=== Begin Enclosure ===

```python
_HERE = os.path.dirname(os.path.abspath(__file__))
LIB_PATH = os.environ.get("ADH_LIB_PATH") or os.path.join(_HERE, "libalphadia_hip.so")

EXPORTED_SYMBOLS = [
    "adh_last_error",
    "adh_device_count",
    "adh_create",
    "adh_destroy",
    "adh_stage_alpharaw",
    "adh_stage_timstof",
    "adh_stage_fragments",
    "adh_score_candidates",
    "adh_score_candidates_compact",
    "adh_host_take_objects",
    "adh_trim_device_cache",
    "adh_host_threads",
    "adh_chunk_cuts",
    "adh_upload_candidates",
    "adh_score_uploaded",
    "adh_get_stream",
    "adh_synchronize",
    "adh_kernel_time_ms",
    "adh_fragcomp",
    "adh_fragcomp_stats",
    "adh_fragcomp_frames",
    "adh_select_candidates",
    "adh_select_time_ms",
    "adh_transpose_timstof",
# ... 106 lines not shown


_PROCESS_T0 = _process_start_time()


def _attempt_lower_bound() -> float:
    if os.environ.get("ADH_RUN_NONCE"):
        return _PROCESS_T0 - float(os.environ.get("ADH_RENDEZVOUS_STAGGER_S", "600"))
    return min(_process_start_time(os.getppid()), _PROCESS_T0)


class HipBackendError(RuntimeError):
    pass


def _load():
    if not os.path.exists(LIB_PATH):
        raise ImportError(
            f"{LIB_PATH} not found: build it with `python -c 'import __graft_entry__ as g; "
            "g.build()'` (hipcc --offload-arch=gfx950). There is no CPU fallback."
        )
    lib = C.CDLL(LIB_PATH)
    lib.adh_last_error.restype = C.c_char_p
    for name in EXPORTED_SYMBOLS[1:]:
        getattr(lib, name).restype = C.c_int
    _abi.declare(lib)
    return lib


lib = _load()
# ... 572 lines not shown
        if self.comm_world > 1:
            width = int(round(self.all_reduce_max(float(width))))
        m_out, arrays = _abi.alloc_output(n, width,
                                          with_stats=with_stats, zero=False, alloc=alloc,
                                          with_slots=with_stats or not reuse_buffers)
        cfg = _abi.pack_config(cfg_jit)
        self.tables_serial += 1
        _check(
            lib.adh_score_candidates(self._h, cands.ref(), C.byref(cfg), m_out.ref()),
            "adh_score_candidates",
        )
        self.n_candidates = n
        return arrays

    def score_host_compact(self, cands: _abi.Marshalled, cfg_jit, slots_per_row: float | None = None,
                           buffers: dict | None = None) -> dict:
        n = int(cands.struct.n)
        width = _abi.output_width(cands, int(cfg_jit.top_k_fragments))
        cfg = _abi.pack_config(cfg_jit)
        rows_cap = max(n, 1)
        slots_cap = max(int(n * (width if slots_per_row is None else min(float(slots_per_row), width))) + 1, 1)
        self.tables_serial += 1
        while True:
            out = _abi.CompactOutput()
            out.rows_capacity, out.slots_capacity, out.top_k = rows_cap, slots_cap, width
            key = (rows_cap, slots_cap)
            arrays = buffers.get(key) if buffers is not None else None
            if arrays is None:
                arrays = {}
                for name, dt in _abi.COMPACT_ROW_FIELDS:
                    arrays[name] = np.empty(rows_cap, dtype=dt)
                arrays["features"] = np.empty((_abi.NUM_FEATURES, rows_cap), dtype=np.float32)
                for name, dt in _abi.COMPACT_SLOT_FIELDS:
                    arrays[name] = np.empty(slots_cap, dtype=dt)
                if buffers is not None:
                    buffers.clear()
                    buffers[key] = arrays
            for name, a in arrays.items():
                setattr(out, name, a.ctypes.data_as(dict(out._fields_)[name]))
            rc = lib.adh_score_candidates_compact(self._h, cands.ref(), C.byref(cfg), C.byref(out))
            if rc != 0 and (int(out.n_rows) > rows_cap or int(out.n_slots) > slots_cap):
                rows_cap, slots_cap = max(rows_cap, int(out.n_rows)), max(slots_cap, int(out.n_slots))
                continue
            _check(rc, "adh_score_candidates_compact")
            break
        self.n_candidates = n
        nr, ns = int(out.n_rows), int(out.n_slots)
        res = {name: arrays[name][:nr] for name, _ in _abi.COMPACT_ROW_FIELDS}
        res["features"] = arrays["features"][:, :nr]
        res.update({name: arrays[name][:ns] for name, _ in _abi.COMPACT_SLOT_FIELDS})
        res["top_k"] = width
        return res

    def score_resident(self, cands: _abi.Marshalled, cfg_jit) -> int:
        n = int(cands.struct.n)
        cfg = _abi.pack_config(cfg_jit)
        self.tables_serial += 1
        _check(lib.adh_score_candidates_resident(self._h, cands.ref(), C.byref(cfg)), "adh_score_candidates_resident")
        self.n_candidates = n
        return _abi.output_width(cands, int(cfg_jit.top_k_fragments))

    def score_resident_append(self, cands: _abi.Marshalled, cfg_jit) -> tuple[int, int]:
        cfg = _abi.pack_config(cfg_jit)
        first = C.c_int64(0)
        self.tables_serial += 1
        _check(lib.adh_score_candidates_resident_append(self._h, cands.ref(), C.byref(cfg), C.byref(first)),
               "adh_score_candidates_resident_append")
# ... 907 lines not shown
```

### alphadia_amd/scoring.py

```python

from __future__ import annotations

import logging
import os
from types import SimpleNamespace

import numpy as np
import pandas as pd

from alphadia_amd import _abi

logger = logging.getLogger(__name__)

DEFAULT_FEATURE_COLUMNS = [
    "base_width_mobility",
    "base_width_rt",
    "rt_observed",
    "mobility_observed",
    "mono_ms1_intensity",
    "top_ms1_intensity",
    "sum_ms1_intensity",
    "weighted_ms1_intensity",
    "weighted_mass_deviation",
    "weighted_mass_error",
# ... 480 lines not shown
    cuts = np.linspace(0, n, parts + 1).astype(np.int64)
    found = _parallel([(lambda a=a, b=b: np.flatnonzero(mask_source[a:b] > 0) + a) for a, b in zip(cuts[:-1], cuts[1:])])
    return np.concatenate(found)


def _take_missing_columns(left_df, right_df, right_columns, rows):
    missing = [c for c in dict.fromkeys(right_columns) if c not in left_df.columns]
    absent = [c for c in missing if c not in right_df.columns]
    if absent:
        raise ValueError(f"Columns {absent} must be present in right_df")
    for c in missing:
        left_df[c] = right_df[c].values[rows]
    return left_df


def collect_candidates(
    candidates_df: pd.DataFrame,
    psm_proto_df: OutputPsmDF,
    precursors_flat_df: pd.DataFrame,
    rt_column: str,
    mobility_column: str,
    precursor_mz_column: str,
    row_maps=None,
    sequence_counts=None,
    compact: dict | None = None,
) -> pd.DataFrame:
    candidate_columns = DEFAULT_CANDIDATE_COLUMNS.copy()
    candidate_columns += ["score"] if "score" in candidates_df.columns else []
    if "rank" not in candidates_df.columns:
        candidates_df = candidates_df.assign(rank=np.zeros(len(candidates_df), dtype=np.uint8))
    precursor_df_columns = DEFAULT_PRECURSOR_COLUMNS + get_isotope_column_names(
        precursors_flat_df.columns
    )
    for col in [rt_column, mobility_column, precursor_mz_column]:
        if col not in precursor_df_columns:
            precursor_df_columns.append(col)
    if row_maps is not None:
        return _collect_candidates_by_rows(candidates_df, psm_proto_df, precursors_flat_df, rt_column, candidate_columns,
                                           precursor_df_columns, row_maps, sequence_counts, compact=compact)
    precursor_idx, rank, features = psm_proto_df.to_precursor_df()
    df = pd.DataFrame(features, columns=DEFAULT_FEATURE_COLUMNS)
    df["precursor_idx"] = precursor_idx
    df["rank"] = rank
    df = merge_missing_columns(
        df, candidates_df, candidate_columns, on=["precursor_idx", "rank"], how="left"
    )
    df = merge_missing_columns(
        df, precursors_flat_df, precursor_df_columns, on=["precursor_idx"], how="left"
    )
    df["delta_rt"] = df["rt_observed"] - df[rt_column]
    df["n_K"] = df["sequence"].str.count("K")
    df["n_R"] = df["sequence"].str.count("R")
    df["n_P"] = df["sequence"].str.count("P")
    return df


def _collect_candidates_by_rows(candidates_df, psm_proto_df, precursors_flat_df, rt_column, candidate_columns,
                                precursor_df_columns, row_maps, sequence_counts, compact: dict | None = None) -> pd.DataFrame:
    _, threads = _host_pool()
    rows = compact["row"] if compact is not None else np.flatnonzero(np.asarray(psm_proto_df.valid, dtype=bool))
    cand_rows = np.asarray(row_maps[0]).take(rows)
    prec_rows = np.asarray(row_maps[1]).take(rows)
    names: list[str] = list(DEFAULT_FEATURE_COLUMNS)
    jobs: list[tuple[str, np.ndarray, np.ndarray]] = [] if compact is not None else [
        ("precursor_idx", psm_proto_df.precursor_idx, rows), ("rank", psm_proto_df.rank, rows)]
    have = set(names) | {"precursor_idx", "rank"}
    for frame, wanted, idx in ((candidates_df, candidate_columns, cand_rows),
                               (precursors_flat_df, precursor_df_columns, prec_rows)):
        missing = [c for c in dict.fromkeys(wanted) if c not in have]
        absent = [c for c in missing if c not in frame.columns]
        if absent:
            raise ValueError(f"Columns {absent} must be present in right_df")
        for c in missing:
            jobs.append((c, frame[c].values, idx))
            have.add(c)
    counts = None
    if sequence_counts is not None:
        counts = [(name, np.asarray(cnt), prec_rows) for name, cnt in zip(("n_K", "n_R", "n_P"), sequence_counts, strict=True)]
    if compact is not None:
        features = compact["features"]
    else:
        features = _take_rows_transposed(psm_proto_df.features, rows, threads)
    obj_jobs = [(name, src, idx) for name, src, idx in jobs if src.dtype == object]
    num_jobs = [(name, src, idx) for name, src, idx in jobs if src.dtype != object] + (counts or [])
    from . import runtime as _rt

    pool, n_pool = _host_pool()
    tasks = [(lambda src=src, idx=idx: src[idx]) for _, src, idx in num_jobs]
    futures = [pool.submit(t) for t in tasks] if n_pool > 1 else None
    cols = {}
    for name, src, idx in obj_jobs:
        cols[name] = _rt.take_objects(src, idx, threads)
    gathered = [f.result() for f in futures] if futures is not None else [t() for t in tasks]
    cols.update({name: arr for (name, _, _), arr in zip(num_jobs, gathered)})
    frame = {name: features[j] for j, name in enumerate(DEFAULT_FEATURE_COLUMNS)}
    if compact is not None:
        frame["precursor_idx"] = compact["precursor_idx"]
        frame["rank"] = compact["rank"]
    frame.update({name: cols[name] for name, _, _ in jobs})
    frame["delta_rt"] = frame["rt_observed"] - frame[rt_column]
    if counts is not None:
        for name, _, _ in counts:
            frame[name] = cols[name]
    df = pd.DataFrame(frame, copy=False)
    if counts is None:
        df["n_K"] = df["sequence"].str.count("K")
        df["n_R"] = df["sequence"].str.count("R")
        df["n_P"] = df["sequence"].str.count("P")
    return df
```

=== End Enclosure ===

#### REQUIRED ACTION:
What lines of the preceding data include the string "environ"? Pull them out.

#### OUTPUT BELOW:
LIB_PATH = os.environ.get("ADH_LIB_PATH") or os.path.join(_HERE, "libalphadia_hip.so")
    if os.environ.get("ADH_RUN_NONCE"):
        return _PROCESS_T0 - float(os.environ.get("ADH_RENDEZVOUS_STAGGER_S", "600"))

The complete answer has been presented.